Я сложил газету, бросил её на пустовавший справа от меня стул. Заметил, как на неё жадно взглянул скучавший около входа седовласый мужчина. Я указал ему рукой на газету, кивнул — мужчина радостно улыбнулся. Я прошагал через зал до десятой кабины. Слушал по пути звучавшие за толстыми дверями кабинок мужские и женские монологи. В десятой кабинке на полу увидел два смятых фантика из-под конфет и написанный от руки рад цифр на стене (телефонный номер). Повернулся к двери спиной. Снял холодную металлическую трубку; дождался, пока в трубке прозвучал мурлыкающий голос Александры Лебедевой.
— Алло?
Я невольно улыбнулся и сказал:
— Здравствуй, Саша. Рад тебя слышать.
Почувствовал, что Лебедева обрадовалась моему звонку. Но услышал в её голосе и ноты тревоги. Александра обрушила на меня шквал вопросов. Я отвечал на них, не вдаваясь в подробности. Сообщил Саше, что мой младший брат и его жена живы. Сказал, что «всё прошло» примерно так, как я «предполагал». На вопрос о «тромбе» ответил Александре, что «ещё поживу». Выслушал град рекомендаций «о борьбе с тромбами», которые Лебедева раздобыла специально для меня. Пообещал, что «займусь этим вопросом». Лишь после этого моего заверения Саша рассказала мне о своих делах.
— Дима, он мне не поверил, — сообщила Александра.
Мне показалось, что её голос дрогнул.
— Папа. Я рассказала ему о твоём предупреждении. И о тебе.
Саша выдержала паузу.
— Дима, папа посмеялся надо мной, — сказала она. — Обозвал тебя шарлатаном. Дима, что мне делать?

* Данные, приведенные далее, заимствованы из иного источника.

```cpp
extern "C" int64_t htm_read(htm_handle *h, int32_t field, void *dst, int64_t count) {
    if (!h || !dst) return HTM_ERR_ARGUMENT;
    if (h) flush_tail(h);
    const bool fixed_size = field == HTM_F_ACTIVE_COLUMN || field == HTM_F_OVERLAPS || field == HTM_F_BOOSTED || field == HTM_F_DUTY_CYCLE ||
                            field == HTM_F_CELL_ACTIVATION || field == HTM_F_CELL_PREDICTION || field == HTM_F_WINNER_WORDS ||
                            field == HTM_F_BURSTING || field == HTM_F_SEGCOUNT || field == HTM_F_CELL_MAX_JITTER;
    Counters c;
    memset(&c, 0, sizeof(c));
    int rc = 0;
    if (fixed_size) {
        HIPCHK(h, hipSetDevice(h->device));
        HIPCHK(h, hipStreamSynchronize(h->stream));
    } else {
        rc = read_counters(h, &c);
        if (rc) return rc;
    }
    Dev &d = h->d;
    const int q = (int)((h->step_host + 1) & 1);
    const int qs = h->phase_open ? (int)(h->step_host & 1) : q;
    const bool sp = h->cfg.enable_sp, tm = h->cfg.enable_tm;
    const int64_t C = d.C, K = d.K, S = h->world > 1 ? c.L : c.S, E = d.E, CW = (int64_t)d.C * d.WPC, KP = d.KP;
    auto need = [&](bool ok, int64_t n) -> int64_t {
        if (!ok) { h->err = "htm_read: field not available on this handle"; return HTM_ERR_STATE; }
        if (count < n) { h->err = "htm_read: buffer too small"; return HTM_ERR_ARGUMENT; }
        return n;
    };
    auto copy = [&](const void *src, int64_t n, size_t elem) -> int64_t {
        if (n > 0 && hipMemcpy(dst, src, (size_t)n * elem, hipMemcpyDeviceToHost) != hipSuccess) { h->err = "htm_read: hipMemcpy failed"; return HTM_ERR_HIP; }
        return n;
    };
    int64_t n;
    switch (field) {
        case HTM_F_ACTIVE_COLUMN: if ((n = need(true, d.k)) < 0) return n; return copy(d.active_cols[qs], n, 4);
        case HTM_F_OVERLAPS: REJECT_WHEN_AHEAD(h); if ((n = need(sp, C)) < 0) return n; return copy(d.overlap[qs], n, 4);
        case HTM_F_BOOSTED: REJECT_WHEN_AHEAD(h); if ((n = need(sp, C)) < 0) return n; return copy(d.boosted[qs], n, 8);
        case HTM_F_DUTY_CYCLE: REJECT_WHEN_AHEAD(h); if ((n = need(sp, C)) < 0) return n; return copy(d.duty, n, 4);
        case HTM_F_CELL_ACTIVATION: if ((n = need(tm, CW)) < 0) return n; return copy(d.act[q], n, 4);
        case HTM_F_CELL_PREDICTION: if ((n = need(tm, CW)) < 0) return n; return copy(d.pred[q], n, 4);
        case HTM_F_WINNER_WORDS: if ((n = need(tm, CW)) < 0) return n; return copy(d.win[q], n, 4);
        case HTM_F_BURSTING: if ((n = need(tm, d.k)) < 0) return n; return copy(d.bursting, n, 1);
        case HTM_F_SEG_NSYN: if ((n = need(tm, S)) < 0) return n; return copy(d.seg_nsyn, n, 4);
        case HTM_F_SEG_POTENTIAL:
        case HTM_F_MATCH_SEGMENT:
        case HTM_F_MATCH_INFO:
        case HTM_F_MATCH_JITTER: {
            if (!tm) { h->err = "htm_read: field not available on this handle"; return HTM_ERR_STATE; }
            if (field == HTM_F_SEG_POTENTIAL) {
                if ((n = need(true, S)) < 0) return n;
                if (S == 0) return 0;
                if (!c.has_distal) { memset(dst, 0, (size_t)S * 4); return S; }
                int *tmp = nullptr;
                if (hipMalloc((void **)&tmp, (size_t)S * 4) != hipSuccess) { h->err = "htm_read: hipMalloc failed"; return HTM_ERR_HIP; }
                hipLaunchKernelGGL(k_tm_potentials, dim3((unsigned)std::min<int64_t>((S * 8 + 255) / 256, 8192)), dim3(256), 0, h->stream, d, q, tmp, 0, (int)S);
                const bool ok = hipStreamSynchronize(h->stream) == hipSuccess && hipMemcpy(dst, tmp, (size_t)S * 4, hipMemcpyDeviceToHost) == hipSuccess;
                hipFree(tmp);
                if (!ok) { h->err = "htm_read: potentials kernel failed"; return HTM_ERR_HIP; }
                return S;
            }
            std::vector<uint32_t> bits(((size_t)S + 31) / 32, 0u);
            std::vector<uint32_t> info((size_t)S);
            std::vector<float> jit((size_t)S);
            if (S && c.has_distal && (hipMemcpy(bits.data(), d.match_bits[q], bits.size() * 4, hipMemcpyDeviceToHost) != hipSuccess ||
                                      hipMemcpy(info.data(), d.seg_info, (size_t)S * 4, hipMemcpyDeviceToHost) != hipSuccess ||
                                      hipMemcpy(jit.data(), d.seg_jit, (size_t)S * 4, hipMemcpyDeviceToHost) != hipSuccess)) { h->err = "htm_read: hipMemcpy failed"; return HTM_ERR_HIP; }
            auto is_matching = [&](int64_t i) { return (bits[(size_t)i >> 5] >> (i & 31)) & 1u; };
            int64_t m = 0;
            for (int64_t i = 0; i < S; ++i) m += is_matching(i);
            if ((n = need(true, m)) < 0) return n;
            m = 0;
            for (int64_t i = 0; i < S; ++i) {
                if (!is_matching(i)) continue;
                const uint32_t v = info[(size_t)i];
                if (field == HTM_F_MATCH_SEGMENT) ((int *)dst)[m] = (int)i;
                else if (field == HTM_F_MATCH_INFO) ((uint32_t *)dst)[m] = v & ~0x40000000u;
                else ((float *)dst)[m] = jit[(size_t)i];
                ++m;
            }
            return m;
        }
        case HTM_F_WINNER_CELL:
        case HTM_F_SEG_CELL: {
            const bool w = field == HTM_F_WINNER_CELL;
            if ((n = need(tm, w ? c.n_win[q] : S)) < 0) return n;
            if ((rc = (int)copy(w ? d.winners[q] : d.seg_cell, n, 4)) < 0) return rc;
            int *v = (int *)dst;
            for (int64_t i = 0; i < n; ++i) v[i] = enc_flat(v[i], (int)K);
            return n;
        }
        case HTM_F_SEG_PRESYN:
// ... 814 lines not shown
```

bithtm_amd/csrc/htm_sp_kernels.h:

```cpp
#ifndef BITHTM_HTM_SP_KERNELS_H
#define BITHTM_HTM_SP_KERNELS_H


__global__ __launch_bounds__(256) void k_sp_build_mask(Dev d, int row_begin, int row_count) {
    const int wave = (blockIdx.x * blockDim.x + threadIdx.x) >> 6;
    const int nwaves = (gridDim.x * blockDim.x) >> 6;
    const int lane = lane_id();
    const int chunks = d.Ipad >> 6;
    for (long long t = wave; t < (long long)row_count * chunks; t += nwaves) {
        int row = row_begin + (int)(t / chunks), ch = (int)(t % chunks);
        int i = ch * 64 + lane;
        bool conn = (i < d.I) && (d.perm[(size_t)row * d.Ipad + i] >= d.sp_thr);
        u64 m = __ballot(conn);
        if (lane == 0) *(u64 *)&d.mask[(size_t)row * d.W + ch * 2] = m;
    }
}
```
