+    T ru[E], rv[E];
+    DSW_UNROLL
+    for (int s = 0; s < E; ++s) {
+      const int e = (tid + s * NTH < DSW_NQ) ? tid + s * NTH : DSW_NQ - 1, x = e % DSW_QW, r = e / DSW_QW;
+      ru[s] = IO::ld(a.uc, fld_at(g, a.uc, tile, k, ci(I0 + x), cj(J0 - 1 + r)));
+      rv[s] = IO::ld(a.vc, fld_at(g, a.vc, tile, k, ci(I0 - 1 + x), cj(J0 + r)));
+    }
+    DSW_UNROLL
+    for (int s = 0; s < E; ++s) {
+      const int e = tid + s * NTH;
+      if (e < DSW_NQ) { IO::lset(U, DSW_NT, e, ru[s]); IO::lset(V, DSW_NT, e, rv[s]); }
+    }
+  }
+  constexpr int E3 = (DSW_NB + NTH - 1) / NTH;
+  double mt[E3][W_N];
+  DSW_UNROLL
+  for (int s = 0; s < E3; ++s) {
+    const int e = (tid + s * NTH < DSW_NB) ? tid + s * NTH : DSW_NB - 1;
+    const int i = (I0 + e % DSW_W < I1) ? I0 + e % DSW_W : I1, j = (J0 + e / DSW_W < J1) ? J0 + e / DSW_W : J1;
+    const int iu = dsw_clamp(i, ilo, ihi), jv = dsw_clamp(j, jlo, jhi);
+    double* const m = mt[s];
+    m[W_CU] = MET(cosa_u, iu, j); m[W_RU] = MET(rsin_u, iu, j); m[W_XW] = MET(rdxa, iu - 1, j); m[W_X0] = MET(rdxa, iu, j);
+    m[W_DY] = MET(dy, iu, j); m[W_S3] = SSG(3, iu - 1, j); m[W_S1] = SSG(1, iu, j);
+    m[W_CV] = MET(cosa_v, i, jv); m[W_RV] = MET(rsin_v, i, jv); m[W_YS] = MET(rdya, i, jv - 1); m[W_Y0] = MET(rdya, i, jv);
+    m[W_DX] = MET(dx, i, jv); m[W_S4] = SSG(4, i, jv - 1); m[W_S2] = SSG(2, i, jv);
+  }
+  TPF_SYNC();
+  DSW_UNROLL
+  for (int s = 0; s < E3; ++s) {
+    const int e = tid + s * NTH;
+    if (e >= DSW_NB) continue;
+    const int x = e % DSW_W, r = e / DSW_W, i = I0 + x, j = J0 + r;
+    if (i > I1 || j > J1) continue;
+    const double* const mm = mt[s];
+    auto uc = [&](int ii, int jj) -> T { return IO::lget(U, DSW_NT, (jj - (J0 - 1)) * DSW_QW + (ii - I0)); };
+    auto vc = [&](int ii, int jj) -> T { return IO::lget(V, DSW_NT, (jj - J0) * DSW_QW + (ii - (I0 - 1))); };
+    if (a.rut.has(i, j)) {
+      const T ut = (uc(i, j) - 0.25 * mm[W_CU] * (vc(i - 1, j) + vc(i, j) + vc(i - 1, j + 1) + vc(i, j + 1))) * mm[W_RU];
+      const size_t m = fld_at(g, a.ut, tile, k, i, j);
+      IO::st(a.ut, m, ut);
+      if (a.rcx.has(i, j)) {
+        const T xx = a.dt * ut;
+        T crx, xfx;
+        if (val(xx) > 0.) { crx = xx * mm[W_XW]; xfx = mm[W_DY] * xx * mm[W_S3]; }
+        else              { crx = xx * mm[W_X0]; xfx = mm[W_DY] * xx * mm[W_S1]; }
+        IO::st(a.crx, m, crx); IO::st(a.xfx, m, xfx);
+      }
+    }
+    if (a.rvt.has(i, j)) {
+      const T vt = (vc(i, j) - 0.25 * mm[W_CV] * (uc(i, j - 1) + uc(i + 1, j - 1) + uc(i, j) + uc(i + 1, j))) * mm[W_RV];
+      const size_t m = fld_at(g, a.vt, tile, k, i, j);
+      IO::st(a.vt, m, vt);
+      if (a.rcy.has(i, j)) {
+        const T yy = a.dt * vt;
+        T cry, yfx;
+        if (val(yy) > 0.) { cry = yy * mm[W_YS]; yfx = mm[W_DX] * yy * mm[W_S4]; }
+        else              { cry = yy * mm[W_Y0]; yfx = mm[W_DX] * yy * mm[W_S2]; }
+        IO::st(a.cry, m, cry); IO::st(a.yfx, m, yfx);
+      }
+    }
+  }
+}
+
+template <int NTH>
+DEV void dsw_winds_ad_block(const DswWindsArgs& a, const Ctx& c, const Rect& Qr, int tile, int k, int bx, int by, double* lds, int tid) {
+  const Geom& g = c.g;
+  const TileBlk B = tile_blk(Qr, bx, by, DSW_W, DSW_H);
+  const int I0 = B.I0, I1 = B.I1, J0 = B.J0, J1 = B.J1;
+  const int ilo = g.isd(), ihi = g.ied() + 1, jlo = g.jsd(), jhi = g.jed() + 1;
+  double* const HU = lds; double* const HV = HU + DSW_NQ; double* const GU = HV + DSW_NQ; double* const GV = GU + DSW_NB;
+  constexpr int E1 = (DSW_NQ + NTH - 1) / NTH;
+  {
+    double q[E1][11];
+    DSW_UNROLL
+    for (int s = 0; s < E1; ++s) {
+      const int e = (tid + s * NTH < DSW_NQ) ? tid + s * NTH : DSW_NQ - 1;
+      const int i = dsw_clamp(I0 + e % DSW_QW, ilo, ihi), j = dsw_plane(J0 - 1 + e / DSW_QW, jlo, jhi);
+      const size_t m = fld_at(g, a.ut, tile, k, i, j);
+      q[s][0] = a.ut.t[m]; q[s][1] = a.ut.p[m]; q[s][2] = a.crx.p[m]; q[s][3] = a.xfx.p[m];
+      q[s][4] = MET(rdxa, i - 1, j); q[s][5] = MET(rdxa, i, j); q[s][6] = MET(dy, i, j); q[s][7] = SSG(3, i - 1, j); q[s][8] = SSG(1, i, j);
+      q[s][9] = MET(rsin_u, i, j); q[s][10] = MET(cosa_u, i, j);
+    }
+    DSW_UNROLL
+    for (int s = 0; s < E1; ++s) {
+      const int e = tid + s * NTH;
+      if (e >= DSW_NQ) continue;
+      const int x = e % DSW_QW, r = e / DSW_QW, i = I0 + x, j = J0 - 1 + r;
+      double gu = 0.;
+      if (a.rut.has(i, j)) {
+        double tot = q[s][1];
+        if (a.rcx.has(i, j)) {
+          const bool pos = a.dt * q[s][0] > 0.;
+          tot += a.dt * ((pos ? q[s][4] : q[s][5]) * q[s][2] + q[s][6] * (pos ? q[s][7] : q[s][8]) * q[s][3]);
+        }
+        gu = q[s][9] * tot;
+      }
+      HU[e] = q[s][10] * gu;
+      if (x < DSW_W && r >= 1) GU[(r - 1) * DSW_W + x] = gu;
+    }
+  }
+  {
+    double q[E1][11];
+    DSW_UNROLL
+    for (int s = 0; s < E1; ++s) {
+      const int e = (tid + s * NTH < DSW_NQ) ? tid + s * NTH : DSW_NQ - 1;
+      const int i = dsw_plane(I0 - 1 + e % DSW_QW, ilo, ihi), j = dsw_clamp(J0 + e / DSW_QW, jlo, jhi);
+      const size_t m = fld_at(g, a.vt, tile, k, i, j);
+      q[s][0] = a.vt.t[m]; q[s][1] = a.vt.p[m]; q[s][2] = a.cry.p[m]; q[s][3] = a.yfx.p[m];
+      q[s][4] = MET(rdya, i, j - 1); q[s][5] = MET(rdya, i, j); q[s][6] = MET(dx, i, j); q[s][7] = SSG(4, i, j - 1); q[s][8] = SSG(2, i, j);
+      q[s][9] = MET(rsin_v, i, j); q[s][10] = MET(cosa_v, i, j);
+    }
+    DSW_UNROLL
+    for (int s = 0; s < E1; ++s) {
+      const int e = tid + s * NTH;
+      if (e >= DSW_NQ) continue;
+      const int x = e % DSW_QW, r = e / DSW_QW, i = I0 - 1 + x, j = J0 + r;
+      double gv = 0.;
+      if (a.rvt.has(i, j)) {
+        double tot = q[s][1];
+        if (a.rcy.has(i, j)) {
+          const bool pos = a.dt * q[s][0] > 0.;
+          tot += a.dt * ((pos ? q[s][4] : q[s][5]) * q[s][2] + q[s][6] * (pos ? q[s][7] : q[s][8]) * q[s][3]);
+        }
+        gv = q[s][9] * tot;
+      }
+      HV[e] = q[s][10] * gv;
+      if (x >= 1 && r < DSW_H) GV[r * DSW_W + (x - 1)] = gv;
+    }
+  }
+  constexpr int E3 = (DSW_NB + NTH - 1) / NTH;
+  const bool acc_u = a.uc.p && !(a.wmask & 1u), acc_v = a.vc.p && !(a.wmask & 2u);
+  double q[E3][2];
+  DSW_UNROLL
+  for (int s = 0; s < E3; ++s) {
+    const int e = (tid + s * NTH < DSW_NB) ? tid + s * NTH : DSW_NB - 1;
+    const int i = (I0 + e % DSW_W < I1) ? I0 + e % DSW_W : I1, j = (J0 + e / DSW_W < J1) ? J0 + e / DSW_W : J1;
+    const size_t m = fld_at(g, a.uc, tile, k, i, j);
+    q[s][0] = acc_u ? a.uc.p[m] : 0.; q[s][1] = acc_v ? a.vc.p[m] : 0.;
+  }
+  TPF_SYNC();
+  DSW_UNROLL
+  for (int s = 0; s < E3; ++s) {
+    const int e = tid + s * NTH;
+    if (e >= DSW_NB) continue;
+    const int x = e % DSW_W, r = e / DSW_W, i = I0 + x, j = J0 + r;
+    if (i > I1 || j > J1) continue;
+    const double* const hv = HV + r * DSW_QW + x;
+    const double* const hu = HU + r * DSW_QW + x;
+    const double au = GU[e] - 0.25 * (hv[0] + hv[1] + hv[DSW_QW] + hv[DSW_QW + 1]);
+    const double av = GV[e] - 0.25 * (hu[0] + hu[1] + hu[DSW_QW] + hu[DSW_QW + 1]);
+    const size_t m = fld_at(g, a.uc, tile, k, i, j);
+    if (a.uc.p) a.uc.p[m] = q[s][0] + au;
+    if (a.vc.p) a.vc.p[m] = q[s][1] + av;
+    if (a.clear && a.rclr.has(i, j) && !(i >= 3 && i <= g.nx - 2 && j >= 3 && j <= g.ny - 2)) { a.ut_a.p[m] = 0.; a.vt_a.p[m] = 0.; a.ut_e.p[m] = 0.; a.vt_e.p[m] = 0.; }
+  }
+}
+
+template <class T, int N> struct DswWindsFwd {
+  typedef DswWindsArgs Args; static constexpr int NTH = N; static constexpr size_t LDS_BYTES = (size_t)DSW_NT * 8 * TpfIO<T>::NC;
+  DEV static void block(const Args& a, const Ctx& c, const Rect& Qr, int tile, int k, int bx, int by, double* lds, int tid) { dsw_winds_block<T, N>(a, c, Qr, tile, k, bx, by, lds, tid); }
+};
+template <int N> struct DswWindsAd {
+  typedef DswWindsArgs Args; static constexpr int NTH = N; static constexpr size_t LDS_BYTES = (size_t)DSW_NT_AD * 8;
+  DEV static void block(const Args& a, const Ctx& c, const Rect& Qr, int tile, int k, int bx, int by, double* lds, int tid) { dsw_winds_ad_block<N>(a, c, Qr, tile, k, bx, by, lds, tid); }
+};
+
+FV3LM_LINK void run_dsw_winds(Exec& ex, int mode, const DswWindsArgs& a0, const Ctx& c) {
+  DswWindsArgs a = a0;
+  for (Fld* f : {&a.uc, &a.vc, &a.ut, &a.crx, &a.xfx, &a.vt, &a.cry, &a.yfx, &a.ut_a, &a.vt_a, &a.ut_e, &a.vt_e}) *f = ex.sh(*f);
+  if (ex.no_wmask) a.wmask = 0;
+  if (!a.ut_a.p || !a.vt_a.p || !a.ut_e.p || !a.vt_e.p) a.clear = 0;
+  if (mode == MODE_AD && !a.uc.p && !a.vc.p && !a.clear) return;
+  Rect Qr = a.all();
+  if (mode == MODE_AD) {
+    Qr.i0 -= 1; Qr.i1 += 1; Qr.j0 -= 1; Qr.j1 += 1;
+    if (a.clear) Qr = rect_join(Qr, a.rclr);
+    Qr = ad_launch_rect(Qr, a.wmask != 0, a.wrect, c.g);
+  }
+  const int nbx = tiled_blocks(Qr.i0, Qr.i1, DSW_W), nby = tiled_blocks(Qr.j0, Qr.j1, DSW_H);
+  const double bytes = dsw_winds_bytes(a, c.g, mode);
+  if (mode == MODE_TL) run_tiled<DswWindsFwd<Dual, tiled_nth(FV3LM_DSWWINDS_THREADS_TL)>>(ex, "DswWindsF", mode_tag(mode), bytes, Qr, nbx, nby, a, c);
+  else if (mode == MODE_NL) run_tiled<DswWindsFwd<double, tiled_nth(FV3LM_DSWWINDS_THREADS_NL)>>(ex, "DswWindsF", mode_tag(mode), bytes, Qr, nbx, nby, a, c);
+  else run_tiled<DswWindsAd<tiled_nth(FV3LM_DSWWINDS_THREADS_AD)>>(ex, "DswWindsF", mode_tag(mode), bytes, Qr, nbx, nby, a, c);
+}
+
+}
+#endif
diff --git a/fv3_jedi_linearmodel_amd/csrc/dycore.h b/fv3_jedi_linearmodel_amd/csrc/dycore.h
--- a/fv3_jedi_linearmodel_amd/csrc/dycore.h
+++ b/fv3_jedi_linearmodel_amd/csrc/dycore.h
@@ -12,6 +12,7 @@
 #include "dext.h"
 #include "a2b.h"
 #include "d2a2c.h"
+#include "dswwinds.h"
 #include "del6.h"
 #include <functional>
 #include <map>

Я опёрся плечом о стену кабины, рассматривал диск телефонного аппарата.
— Дима, ты слышишь меня?
— Слышу, — ответил я.
— Почему не отвечаешь?
Я будто бы наяву увидел, как Саша Лебедева сейчас стояла в прихожей своей квартиры (около телефонного аппарата «Panasonic») и нервно теребила серьгу на мочке левого уха.
— Какие у тебя планы на завтра? — поинтересовался я.
— Не знаю… — произнесла Александра, — я работаю над новой статьёй. А что?
Я услышал Сашин вздох.
— Даже работать сейчас спокойно не могу, — призналась Александра. — Всё думаю о том… о папе с мамой. Дима, как мне его убедить? Подскажи, пожалуйста. А лучше… приезжай. Ведь ты же закончил свои дела в Нижнерыбинске?
Я взглянул на часы.
— Сегодня закончу, — пообещал я. — Завтра к тебе приеду. Время в запасе ещё есть. Работай спокойно. Я поговорю с твоим отцом. Обещаю. Мне он поверит. Найду для него убедительные доводы. Всё будет хорошо, Саша. Не переживай.
* * *От центрального телеграфа я заехал на городской вокзал. Обнаружил, что вид вагонов и билетных касс уже не вызывал у меня недовольство. Будто я хорошо отдохнул за те две недели, что прошли с момента моего прошлого путешествия в поезде.